- Original language: Russian
- Written by: Leonid Leonov
- Setting: 1920s, remote Siberian community

Premiere
- Date: 17 February 1928
- Place: Moscow Art Theatre

= Untilovsk =

Debut play by Leonid Leonov

Untilovsk (Унтиловск) is the debut play by Russian writer Leonid Leonov.

==Publication==
Untilovsk was first published in the March 1928 issue of Novy Mir magazine, although Act 1 had originally appeared in the August 1926 issue of Krasnaya Nov.

The play was included into volume 4 of the first edition of The Collected Works by L. Leonov in five volumes, which came out in Leningrad in 1930, and later into a collection called Plays (Пьесы), in 1935. In 1936 Leonov made an attempt to radically revise the play an re-wrote two acts, but other engagements prevented him, in his own words "from taking the play through myself for the second time." It appeared in Volume 7 of the extended, 1971 version of the Collected Works published by Khudozhestvennaya Literatura.

==Synopsis==
Raisa Buslova, once sprightly and beautiful but now a defeated woman, returns to a dismal provincial hole, after unsuccessful attempt to escape from it, with her lover. It turns out that not only Buslov, her husband, but several more men here await for her full of romantic ambitions, much to the chagrin of their wives.

==Stage production==
From November 1924 till March 1925 Leonov was busy working upon a short novel called "Untilovsk", then dropped it. In October 1925 Konstantin Stanislavski approached him, asking to write a play for the Moscow Art Theatre. Leonov suggested his unfinished novel's plotline, and Stanislavski liked it. In December of this year its first version was completed. Stanislavski greatly enjoyed the play, and started working upon the production in the 1927/1928 winter season, with Vasily Sakhnovsky and Leonov himself. "Each time it felt like a whiff of fresh air, when the author himself started talking, explaining things about his characters... His explanations usually centered around some particular word, line or expression the deeper meaning of which might have otherwise escaped the cast and the director," Sakhnovsky remembered.

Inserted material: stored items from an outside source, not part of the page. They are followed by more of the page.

template <bool A_KC, bool B_KC, int EPI, bool TAIL, int TM, bool NARROW>
__device__ __forceinline__ void gemm_dma_workgroup(const GemmArgs& p, float* const smem, float* const s_rowvec, unsigned* const s_arrivals_p,
                                                   const int list, const int t, const GemmSync& sync, const int sync_it = 0,
                                                   const bool trace_on = true) {
    static_assert(TM == 4 || TM == 2, "");
    static_assert(TM == 4 || EPI != EPI_UPDW, "the fused W update owns all rows of its atoms: full-height tiles only");
    static_assert(!NARROW || (EPI != EPI_UPDW && TM == 4), "narrow items: full-height tiles with an element-wise epilogue");
    constexpr int BK = 16, BM = 128 * TM, BN = 64, RW = 32 * TM;
    constexpr int NA = 2 * TM;
    constexpr int SA = BM * BK, SB = BN * BK;
    constexpr int SBUF = SA + SB + BK + BK;
    static_assert(SBUF == GemmDmaLds<TM>::SBUF, "");
    constexpr bool SCALE = !B_KC && (EPI == EPI_DIV || EPI == EPI_STORE);
    unsigned& s_arrivals = *s_arrivals_p;

    const int tid = threadIdx.x, lane = tid & 63;
    const int wave = __builtin_amdgcn_readfirstlane(tid >> 6);
    const int wm = wave, wn = 0;
    const int l31 = lane & 31, hh = lane >> 5;

    int nkt = (p.Kd + BK - 1) / BK;
    int n_item = p.N;
    int n_sync = p.N;
    int file = 0, tm = 0, col0 = 0, nw = 2, row0 = 0;
    const float* __restrict__ A = nullptr;
    const float* __restrict__ B = nullptr;
    const float* __restrict__ bscale = nullptr;
    const float* __restrict__ tail_src = nullptr;
    const float* __restrict__ scale_src = nullptr;
    unsigned long long tail_mask = 0, scale_mask = 0;
    bool wave_active = false, do_tail = false, do_rowsum = false;
    unsigned offA[NA], offB = 0;
    auto take_item = [&]() -> bool {
        int f_, tm_, c_, nw_;
        if (!gemm_dma_item(p, list, t, f_, tm_, c_, nw_)) return false;
        file = __builtin_amdgcn_readfirstlane(f_);
        tm = __builtin_amdgcn_readfirstlane(tm_);
        col0 = __builtin_amdgcn_readfirstlane(c_);
        nw = NARROW ? __builtin_amdgcn_readfirstlane(nw_) : 2;
        if (p.ragged_n) {
            const int nf = __builtin_amdgcn_readfirstlane(p.ragged_n[file]);
            n_sync = nf;
            if (p.ragged_kd) nkt = (nf + BK - 1) / BK;
            else n_item = nf;
        }
        row0 = tm * BM;
        A = p.A + file * p.sA;
        B = p.B + file * p.sB;
        bscale = (SCALE && p.bscale) ? p.bscale + file * p.s_bscale : nullptr;
        wave_active = (row0 + wm * RW) < p.M;
        do_tail = TAIL && (tm == 0);
        do_rowsum = B_KC && (p.rowsumB != nullptr || EPI == EPI_UPDW) && (tm == 0);
        tail_src = A + (long)p.tail_row * p.lda;
        tail_mask = (wave == 0 && do_tail) ? 0x0full : 0ull;
        scale_mask = (wave == 0 && bscale != nullptr) ? 0xf0ull : 0ull;
        scale_src = bscale != nullptr ? bscale : A;
        return true;
    };
    auto set_offsets = [&]() {
#pragma unroll
        for (int i = 0; i < NA; ++i) {
            const int piece = wave * NA + i;
            if (A_KC) {
                const int row = piece * 16 + (lane >> 2), c = (lane & 3) ^ gemm_swz(piece * 16 + (lane >> 2));
                offA[i] = 4u * (unsigned)(min(row0 + row, p.a_clamp) * p.lda + 4 * c);
            } else {
                constexpr int PPR = BM / 256;
                const int kk = piece / PPR, col = (piece % PPR) * 256 + lane * 4;
                offA[i] = 4u * (unsigned)(kk * p.lda + min(row0 + col, p.a_clamp));
            }
        }
        if (B_KC) {
            const int row = wave * 16 + (lane >> 2), c = (lane & 3) ^ gemm_swz(row);
            offB = 4u * (unsigned)(min(col0 + row, p.b_clamp) * p.ldb + 4 * c);
        } else {
            const int kk = wave * 4 + (lane >> 4), col = (lane & 15) * 4;
            offB = 4u * (unsigned)(kk * p.ldb + min(col0 + col, p.b_clamp));
        }
    };

    f32x16 acc[TM][2];
    float tail_acc = 0.f, rowsum_acc = 0.f;

    const unsigned lds0 = __builtin_amdgcn_readfirstlane((unsigned)(size_t)(gemm_lds_ptr)smem);
    unsigned side_off = 0;

    auto dma_piece = [&](const int piece, const int kt, const int buf) {
#ifdef GEMM_DMA_SKIP_FROM
        if (piece >= GEMM_DMA_SKIP_FROM) return;
#endif
        if (piece < NA) {
            gemm_dma16(A + (A_KC ? (long)kt * BK : (long)kt * BK * p.lda), offA[piece], lds0 + 4 * (buf * SBUF + (wave * NA + piece) * 256));
        } else if (piece == NA) {
            gemm_dma16(B + (B_KC ? (long)kt * BK : (long)kt * BK * p.ldb), offB, lds0 + 4 * (buf * SBUF + SA + wave * 256));
        } else {
            if (TAIL || SCALE) {
                const unsigned dst = lds0 + 4 * (buf * SBUF + SA + SB);
                if (TAIL) gemm_dma16_masked(tail_src + kt * BK, side_off, dst, tail_mask);
                if (SCALE) gemm_dma16_masked(scale_src + kt * BK, side_off, dst, scale_mask);
            }
        }
    };
    constexpr int NPIECES = NA + 2;
#ifdef GEMM_DMA_SPREAD
    constexpr int SPREAD = GEMM_DMA_SPREAD;
#else
    constexpr int SPREAD = (A_KC && !B_KC) ? 1 : 2;
#endif

    const gemm_f32x4 zero4 = {0.f, 0.f, 0.f, 0.f};
    GemmFrag<A_KC, TM, BM> a0, a1;
    GemmFrag<B_KC, 2, BN> b0, b1;
    gemm_f32x4 sc0 = zero4, sc1 = zero4, t4 = zero4, tb4 = zero4, ts4 = zero4, rs4 = zero4;
    gemm_f32x2 tbxy = {0.f, 0.f}, tbzw = {0.f, 0.f};

    const unsigned arrivals_addr = (unsigned)(size_t)(gemm_lds_ptr)s_arrivals_p;
    unsigned oA0 = 0, oA1 = 0, oB0 = 0, oB1 = 0, oTB = 0, oRS = 0;
    const int tg = wave;
    auto set_lane_constants = [&]() {
        const int arow = wm * RW + l31, bcol = wn * 64 + l31, tj = lane;
        side_off = 16u * (unsigned)(lane & 3);
        oA0 = A_KC ? 4 * (arow * 16 + 4 * ((0 + hh) ^ gemm_swz(arow))) : 4 * (4 * (0 + hh) * BM + arow);
        oA1 = A_KC ? 4 * (arow * 16 + 4 * ((2 + hh) ^ gemm_swz(arow))) : 4 * (4 * (2 + hh) * BM + arow);
        oB0 = 4 * SA + (B_KC ? 4 * (bcol * 16 + 4 * ((0 + hh) ^ gemm_swz(bcol))) : 4 * (4 * (0 + hh) * BN + bcol));
        oB1 = 4 * SA + (B_KC ? 4 * (bcol * 16 + 4 * ((2 + hh) ^ gemm_swz(bcol))) : 4 * (4 * (2 + hh) * BN + bcol));
        oTB = 4 * SA + (B_KC ? 4 * (tj * 16 + 4 * (tg ^ gemm_swz(tj))) : 4 * (4 * tg * BN + tj));
        oRS = 4 * SA + 4 * ((tid >> 2) * 16 + 4 * (tid & 3));
    };

    auto read_group0 = [&](const unsigned lds) {
        if (wave_active) {
            a0.read(lds + oA0);
            b0.read(lds + oB0);
        }
        if (SCALE) sc0 = gemm_lds_read_b128<4 * (SA + SB + BK)>(lds + 16 * hh);
    };
    auto read_group1 = [&](const unsigned lds) {
        if (wave_active) {
            a1.read(lds + oA1);
            b1.read(lds + oB1);
        }
        if (SCALE) sc1 = gemm_lds_read_b128<4 * (SA + SB + BK) + 32>(lds + 16 * hh);
        if (TAIL) {
            t4 = gemm_lds_read_b128<4 * (SA + SB)>(lds + 16 * tg);
            if (B_KC) {
                tb4 = gemm_lds_read_b128<0>(lds + oTB);
            } else {
                tbxy = gemm_lds_read2_b32<0 * BN, 1 * BN>(lds + oTB);
                tbzw = gemm_lds_read2_b32<2 * BN, 3 * BN>(lds + oTB);
                if (SCALE) ts4 = gemm_lds_read_b128<4 * (SA + SB + BK)>(lds + 16 * tg);
            }
        }
        if (B_KC) rs4 = gemm_lds_read_b128<0>(lds + oRS);
    };
    auto wait_group0 = [&]() {
        gemm_wait_lds();
        a0.tie();
        b0.tie();
        if (SCALE) {
            gemm_tie(sc0);
            b0.scale(sc0);
        }
    };
    auto wait_group1 = [&]() {
        gemm_wait_lds();
        a1.tie();
        b1.tie();
        if (SCALE) {
            gemm_tie(sc1);
            b1.scale(sc1);
        }
        if (TAIL) {
            gemm_tie(t4);
            if (B_KC) {
                gemm_tie(tb4);
            } else {
                gemm_tie(tbxy);
                gemm_tie(tbzw);
                tb4 = gemm_f32x4{tbxy.x, tbxy.y, tbzw.x, tbzw.y};
                if (SCALE) {
                    gemm_tie(ts4);
                    tb4 *= ts4;
                }
            }
        }
        if (B_KC) gemm_tie(rs4);
    };
    auto mma = [&](auto nw_c, const GemmFrag<A_KC, TM, BM>& a, const GemmFrag<B_KC, 2, BN>& b, const int e, const int m) {
        constexpr int NW = decltype(nw_c)::value;
        acc[m][0] = __builtin_amdgcn_mfma_f32_32x32x2f32(a.get(m, e), b.get(0, e), acc[m][0], 0, 0, 0);
        if constexpr (NW == 2) acc[m][1] = __builtin_amdgcn_mfma_f32_32x32x2f32(a.get(m, e), b.get(1, e), acc[m][1], 0, 0, 0);
    };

The play premiered on 17 February 1928 but ran for only 20 performances, due to lukewarm public response and some harsh press reviews. Anatoly Lunacharsky described it as a step backwards for the theatre.

Leonov later spoke of how greatly he valued his experience with Stanislavski and the cast. "The play was long and difficult, I had to make considerable cuts... With the Untilovsk production behind, I felt much more mature in many respects," he remembered in 1934.

==Analysis==
The contemporary Soviet critics interpreted the play as showcasing the conflict between the two social types: 'the aggressive philistine' (Chervakov) and the honest, 'working intelligentsia' type (Buslov). Leonov himself held a more pessimistic view on his own creation. He described Untilovsk as "the all-consuming mire hosting all kinds of creatures, rare plants and fishes," with its own laws and customs, "even its own poetry, the other side of zero." Raisa (a once glamorous woman whose attention every single male character seems to be craving for) wasdescribed by the author as 'worn-out' and 'devoid of the music she once radiated'. And Buslov (whom many critics considered as being on the way to some kind of 'revival') was, according to Leonov doomed to 'sink to the bottom'.

The modern theatre historian Inna Solovyova described the play as the one dealing with "...hopeless, thick misery of life amidst the snowy desert where political prisoners had to make their home… the drunken brewing of the unrealized dark powers of the soul and the all-consuming dark passions," and akin to both Chekhov's Uncle Vanya and Three Sisters, as well as Maxim Gorky's The Lower Depths, some of "its psychological twists bringing to mind the Dostoyevsky novels."